Monday, 13 May 2013

'The Iceman' Review: This Is Michael Shannon's De Niro-in-'Raging Bull' Moment

The Iceman
Millennium Films
What more could we possibly learn about hitmen? It’s a profession egregiously over-represented on the big screen, considering its microscopic per capita employment level. And it’s a job that most movies, from The Good, the Bad, and the Ugly to Pulp Fiction to In Bruges, mine for excitement, with the hitman himself as the embodiment of cool. Rarely does the portrayal of paid killers onscreen offer much resembling critical perspective.
That’s what makes Ariel Vromen’s The Iceman so exciting. It actually does offer up perspective, a moral point of view. The Israeli-born director's third feature stars Michael Shannon as the real-life Richard Kuklinski, a contract killer who murdered over 100 people from 1964-1986. At first glance, it may feel like Breaking Bad — the story of an ordinary schlub with a particular set of skills who enters into a criminal enterprise to provide for his family. But unlike Breaking Bad, which has it both ways by encouraging our cathartic identification with Walter White while half-heartedly condemning his crimes (hence why people like Walter more than suffering wife Skyler), The Iceman neither glamorizes nor identifies with its subject.

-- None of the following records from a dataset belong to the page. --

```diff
@@ -2258,15 +2270,7 @@
       for (int b = 0; b < B; ++b) {
         const int j = j0 + b;
         const uint32_t p = StagingSlot<TILE>(4u * (tid + j * THREADS));
-        uint32_t d0, d3;
-        if (keysPhase) {
-          d0 = __builtin_amdgcn_ubfe(w4[b][0], SHIFT, BITS);
-          d3 = __builtin_amdgcn_ubfe(w4[b][3], SHIFT, BITS);
-          if constexpr (KV) quadDigits[j] = d0 | (d3 << 16);
-        } else {
-          d0 = quadDigits[KV ? j : 0] & 0xFFFFu;
-          d3 = quadDigits[KV ? j : 0] >> 16;
-        }
+        const uint32_t d0 = __builtin_amdgcn_ubfe(w4[b][0], SHIFT, BITS), d3 = __builtin_amdgcn_ubfe(w4[b][3], SHIFT, BITS);
         whole[b] = p + 3 < valid && d0 == d3;
         o[b] = tileOffset[d0] + p;
         asm volatile("" : "+v"(o[b]));
@@ -2279,10 +2283,8 @@
     for (int s = 0; s < 2; ++s) {
       if (boundaryQuad[s] == ~0u) continue;
       const u32x4 q = *reinterpret_cast<const u32x4*>(&sorted[StagingSlot<TILE>(boundaryQuad[s])]);
-      if (keysPhase) {
-        boundaryDigits[s][0] = __builtin_amdgcn_ubfe(q[0], SHIFT, BITS) | (__builtin_amdgcn_ubfe(q[1], SHIFT, BITS) << 16);
-        boundaryDigits[s][1] = __builtin_amdgcn_ubfe(q[2], SHIFT, BITS) | (__builtin_amdgcn_ubfe(q[3], SHIFT, BITS) << 16);
-      }
+      boundaryDigits[s][0] = __builtin_amdgcn_ubfe(q[0], SHIFT, BITS) | (__builtin_amdgcn_ubfe(q[1], SHIFT, BITS) << 16);
+      boundaryDigits[s][1] = __builtin_amdgcn_ubfe(q[2], SHIFT, BITS) | (__builtin_amdgcn_ubfe(q[3], SHIFT, BITS) << 16);
 #pragma unroll
       for (int c = 0; c < 4; ++c) {
         const uint32_t d = (boundaryDigits[s][c / 2] >> (16 * (c % 2))) & 0xFFFFu;
@@ -2290,19 +2292,132 @@
       }
     }
   };
-  scatterQuads(a.keysScratch, true);
-  if constexpr (KV) {
+  scatterQuads(a.keysScratch);
+}
+
+__device__ __forceinline__ uint32_t PairStagingSlot(uint32_t p) { return p ^ ((p >> 4) & 0x1Eu); }
+__device__ __forceinline__ void StorePair(uint32_t* pairs, uint32_t index, u32x2 pair) {
+  *reinterpret_cast<u32x2*>(reinterpret_cast<char*>(pairs) + (uint64_t)(index * 8u)) = pair;
+}
+__device__ __forceinline__ void StorePairQuad(uint32_t* pairs, uint32_t index, u32x4 quad) {
+  *reinterpret_cast<u32x4_a4*>(reinterpret_cast<char*>(pairs) + (uint64_t)(index * 8u)) = quad;
+}
+template <uint32_t BITS>
+__device__ __forceinline__ void ScatterMsdKvBody(const MsdArgs a) {
+  constexpr int THREADS = 1024, KPT = 32, WAVES = THREADS / 64;
+  constexpr uint32_t TILE = kMsdTileKeys, D = 1u << BITS, ROW = D / 2u, H = TILE / 2u;
+  static_assert(THREADS * KPT == TILE && ROW <= (uint32_t)THREADS && WAVES * ROW <= TILE, "geometry");
+  extern __shared__ __attribute__((aligned(16))) uint32_t smem[];
+  uint32_t* const counters = smem;
+  uint32_t* const tileOffset = smem + TILE;
+  uint32_t* const scanScratch = tileOffset + D;
+
+  const int tid = threadIdx.x;
+  const int lane = tid & 63;
+  const int wave = tid >> 6;
+  const uint32_t n = ElementCount(a.maxCount, a.countPtr);
+  const uint32_t perXcd = gridDim.x / 8u;
+  const uint32_t tile = (blockIdx.x % 8u) * perXcd + blockIdx.x / 8u;
+  const uint32_t slots = a.tileKeys / (uint32_t)THREADS;
+  const uint32_t frame = a.tileKeys;
+  const uint32_t tileStart = tile * frame;
+  const uint32_t decided = *a.overflowWord;
+  if ((decided & kMsdDeclineMask) != 0u) {
+    if (blockIdx.x == 0 && tid == 0 && a.declinedPlans != nullptr) atomicAdd(a.declinedPlans, 1u);
+    return;
+  }
+  const uint32_t SHIFT = (decided >> kMsdShiftShift) & kMsdShiftMask;
+  if (((decided >> kMsdModeShift) & kMsdModeMask) == kMsdModeIdentical) {
+    if (blockIdx.x == 0 && tid == 0) *a.planWord = kMsdVerdictSorted;
+    return;
+  }
+  const uint32_t valid = tile < a.tiles && tileStart < n ? ((n - tileStart) < frame ? (n - tileStart) : frame) : 0u;
+  const uint32_t tileEnd = tileStart + valid;
+  const uint32_t loadBase = tileStart + wave * (slots * 64) + lane;
+  uint32_t key[KPT];
+  LoadStriped<KPT, true, true>(a.keysCaller, loadBase, tileEnd, valid == frame, 0xFFFFFFFFu, key, slots);
+  uint32_t prefixWord = 0, base0 = 0, base1 = 0;
+  if ((uint32_t)tid < ROW && valid != 0) {
+    prefixWord = a.tileCounts[(size_t)tile * ROW + tid];
+    base0 = a.bucketBase[2 * tid];
+    base1 = a.bucketBase[2 * tid + 1];
+  }
+  if (blockIdx.x == 0 && tid == 0) *a.planWord = kMsdVerdictRuns | (SHIFT << kMsdShiftShift);
+  if (valid == 0) return;
+
+  uint32_t* const myRow = counters + wave * ROW;
+#pragma unroll
+  for (uint32_t i = 0; i < ROW / 256u; ++i) reinterpret_cast<u32x4*>(myRow)[lane + 64 * i] = u32x4{0u, 0u, 0u, 0u};
+  uint32_t position[KPT / 2];
+  RankPacked16<KPT, true>(key, SHIFT, BITS, myRow, lane, position, slots);
+  ForgetDerivedValues<KPT>(key);
+  uint32_t val[KPT];
+  LoadStriped<KPT, true, true>(a.valuesCaller, loadBase, tileEnd, valid == frame, 0u, val, slots);
+  LdsBarrier();
+
+  const uint32_t totals = (uint32_t)tid < ROW ? ColumnTotals<ROW, WAVES>(counters, tid) : 0u;
+  const uint32_t count0 = totals & 0xFFFFu;
+  const uint32_t local0 = BlockExclusiveScanAll<THREADS>(count0 + (totals >> 16), scanScratch, tid);
+  const uint32_t local1 = local0 + count0;
+  if ((uint32_t)tid < ROW) {
+    ColumnBases<ROW, WAVES>(counters, tid, local0 | (local1 << 16));
+    tileOffset[2 * tid] = base0 + (prefixWord & 0xFFFFu) - local0;
+    tileOffset[2 * tid + 1] = base1 + (prefixWord >> 16) - local1;
+  }
+  LdsBarrier();
+  PositionsPacked16<KPT, TILE, true, true>(key, SHIFT, BITS, myRow, position, slots);
+  LdsBarrier();
+
+  constexpr int QUADS = (int)(H / 2u) / THREADS;
+  constexpr int B = 4;
+#pragma unroll 1
+  for (uint32_t trip = 0; trip < 2; ++trip) {
+    const uint32_t from = trip * H;
+    if (from >= valid) break;
+    if (trip != 0) LdsBarrier();
+    ForgetDerivedValues<KPT / 2>(position);
+    uint32_t me = (uint32_t)tid;
+    asm volatile("" : "+v"(me));
+    StaticFor<0, KPT, 4>([&](auto chunk) {
+      constexpr int base = decltype(chunk)::value;
+      if ((uint32_t)base >= slots) return false;
+#pragma unroll
+      for (int c = 0; c < 4; ++c) {
+        const int i = base + c;
+        const uint32_t p = ((position[i / 2] >> (16 * (i % 2))) & 0xFFFFu) - from;
+        if (p < H) reinterpret_cast<u32x2*>(smem)[PairStagingSlot(p)] = u32x2{key[i], val[i]};
+      }
+      return true;
+    });
     LdsBarrier();
-#pragma unroll
-    for (int i = 0; i < KPT; ++i) {
-      if (i % 4 == 0 && (uint32_t)i >= slots) break;
-      sorted[(rank[i / 2] >> (16 * (i % 2))) & 0xFFFFu] = val[i];
-    }
-    LdsBarrier();
-    scatterQuads(a.valuesScratch, false);
-  }
-}
-
+    const uint32_t here = valid - from < H ? valid - from : H;
+#pragma unroll
+    for (int j0 = 0; j0 < QUADS; j0 += B) {
+      if (2u * (uint32_t)j0 * THREADS >= here) break;
+      u32x4 w4[B];
+      uint32_t o0[B], o1[B];
+#pragma unroll
+      for (int b = 0; b < B; ++b) w4[b] = *reinterpret_cast<const u32x4*>(&smem[4u * (me + (j0 + b) * THREADS)]);
+#pragma unroll
+      for (int b = 0; b < B; ++b) {
+        o0[b] = tileOffset[__builtin_amdgcn_ubfe(w4[b][0], SHIFT, BITS)];
+        o1[b] = tileOffset[__builtin_amdgcn_ubfe(w4[b][2], SHIFT, BITS)];
+        asm volatile("" : "+v"(o0[b]), "+v"(o1[b]));
+      }
+#pragma unroll
+      for (int b = 0; b < B; ++b) {
+        const uint32_t p = PairStagingSlot(2u * (me + (j0 + b) * THREADS));
+        const uint32_t at = from + p;
+        if (p + 1 < here && o0[b] == o1[b]) {
+          StorePairQuad(a.keysScratch, o0[b] + at, w4[b]);
+        } else {
+          if (p < here) StorePair(a.keysScratch, o0[b] + at, u32x2{w4[b][0], w4[b][1]});
+          if (p + 1 < here) StorePair(a.keysScratch, o1[b] + at + 1u, u32x2{w4[b][2], w4[b][3]});
+        }
+      }
+    }
+  }
+}
 template <uint32_t BITS>
 __device__ __forceinline__ void ScatterMsdPairBody(const MsdArgs a) {
   constexpr int THREADS = 1024, KPT = 32, WAVES = THREADS / 64;
@@ -2439,10 +2554,12 @@
 constexpr bool MsdScatterTakesPairs() { return !KV && BITS == 10; }
 template <uint32_t BITS, bool KV>
 __device__ __forceinline__ void ScatterMsdRole(const MsdArgs a) {
-  if constexpr (MsdScatterTakesPairs<BITS, KV>())
+  if constexpr (KV)
+    ScatterMsdKvBody<BITS>(a);
+  else if constexpr (MsdScatterTakesPairs<BITS, KV>())
     ScatterMsdPairBody<BITS>(a);
   else
-    ScatterMsdBody<BITS, KV>(a);
+    ScatterMsdBody<BITS>(a);
 }
 
 
@@ -2467,9 +2584,8 @@
   const uint32_t myBase = (uint32_t)__builtin_amdgcn_readfirstlane((int)a.bucketBase[bucket]);
   const uint32_t n = (uint32_t)__builtin_amdgcn_readfirstlane((int)a.bucketCount[bucket]);
   if (n == 0) return;
-  const uint32_t* const keysIn = a.keysScratch + myBase;
+  const uint32_t* const keysIn = a.keysScratch + (KV ? 2u * (size_t)myBase : (size_t)myBase);
   uint32_t* const keysOut = a.keysCaller + myBase;
-  const uint32_t* const valuesIn = KV ? a.valuesScratch + myBase : nullptr;
   uint32_t* const valuesOut = KV ? a.valuesCaller + myBase : nullptr;
 
   constexpr bool DYN = true;
@@ -2480,8 +2596,10 @@
   const uint32_t first = 256u * (w * base + (w < extra ? w : extra)) + lane;
   uint32_t key[KPT];
   uint32_t val[KV ? KPT : 1];
-  LoadStriped<KPT, false, DYN>(keysIn, first, n, false, 0xFFFFFFFFu, key, slots);
-  if constexpr (KV) LoadStriped<KPT, false, DYN>(valuesIn, first, n, false, 0u, val, slots);
+  if constexpr (KV)
+    LoadStripedPairs<KPT, DYN>(keysIn, first, n, 0xFFFFFFFFu, 0u, key, val, slots);
+  else
+    LoadStriped<KPT, false, DYN>(keysIn, first, n, false, 0xFFFFFFFFu, key, slots);
 
   uint32_t* const myRow = counters + wave * ROW;
 #pragma unroll 1
```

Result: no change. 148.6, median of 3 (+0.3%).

One horrifying moment when Kuklinski’s partner in crime (Chris Evans) suggests that they kill each other’s families, as the cops are closing in, shows how down and dirty, uncool and unfunny, how thoroughly banal both these guys, Kuklinski included, really are. The Iceman is a slightly detached, clinical case-study of pathology, with Michael Shannon’s Kuklinski as its stone-faced test subject.
If it wasn’t already clear that Shannon is one of the finest actors on the planet, based on his towering perforamnces in Revolutionary Road, Shotgun Stories, and Take Shelter, The Iceman will unfog your glasses. Vromen’s film is Shannon’s De Niro-in-Raging Bull moment. He and his director have found a way to translate a true-crime story into a deconstruction of masculinity. The reptilian, tough-guy reserve Kuklinski projects to be taken seriously as a manly man to his wife (Winona Ryder), daughters, and friends — the emotional constipation that’s transformed his face into a craggy mask — aligns perfectly with the job requirements of being a killer: stereotypical masculine gender identity revealed to be akin to sociopathy and conducive to criminality. The most terrifying scene from any movie this year occurs when Kuklinski, in a fit of road rage, chases at high speed after a rude motorist who insulted his wife and daughters….while his wife and daughters are screaming terrified in the car. He’s defending their honor at the same time he’s recklessly endangering them.
Unfortunately, not much else surrounding Shannon in The Iceman is on par with Raging Bull. Instead of Joe Pesci, we have David Schwimmer as a mustachioed thug. Dispiritingly, Ray Liotta, as Kuklinski’s mobster employer, has decided these days to play only one kind of clench-jawed heavy from film-to-film. And Vromen has an affinity for the brown, tan, and orange hues in fashion and interior design of the ‘60s and ‘70s, but doesn’t find any way less clichĂ©d to convey the passage of time than to continually alter Shannon’s facial hair or show the progression of the then still-under-construction World Trade Center towers.
Robert Davi as a pock-marked Don is arrestingly ruthless, however. James Franco leaves an impact as a pornographer Kuklinski forces to pray for deliverance from God, right before killing him. And Winona Ryder, soft, sincere, and incredibly vulnerable has given us her best performance in years. Her beautiful fragility opposite Shannon’s unwavering stolidness is what reveals Vromen’s ambition here to be a damning critique of gender roles and how, to some degree, we all perform them.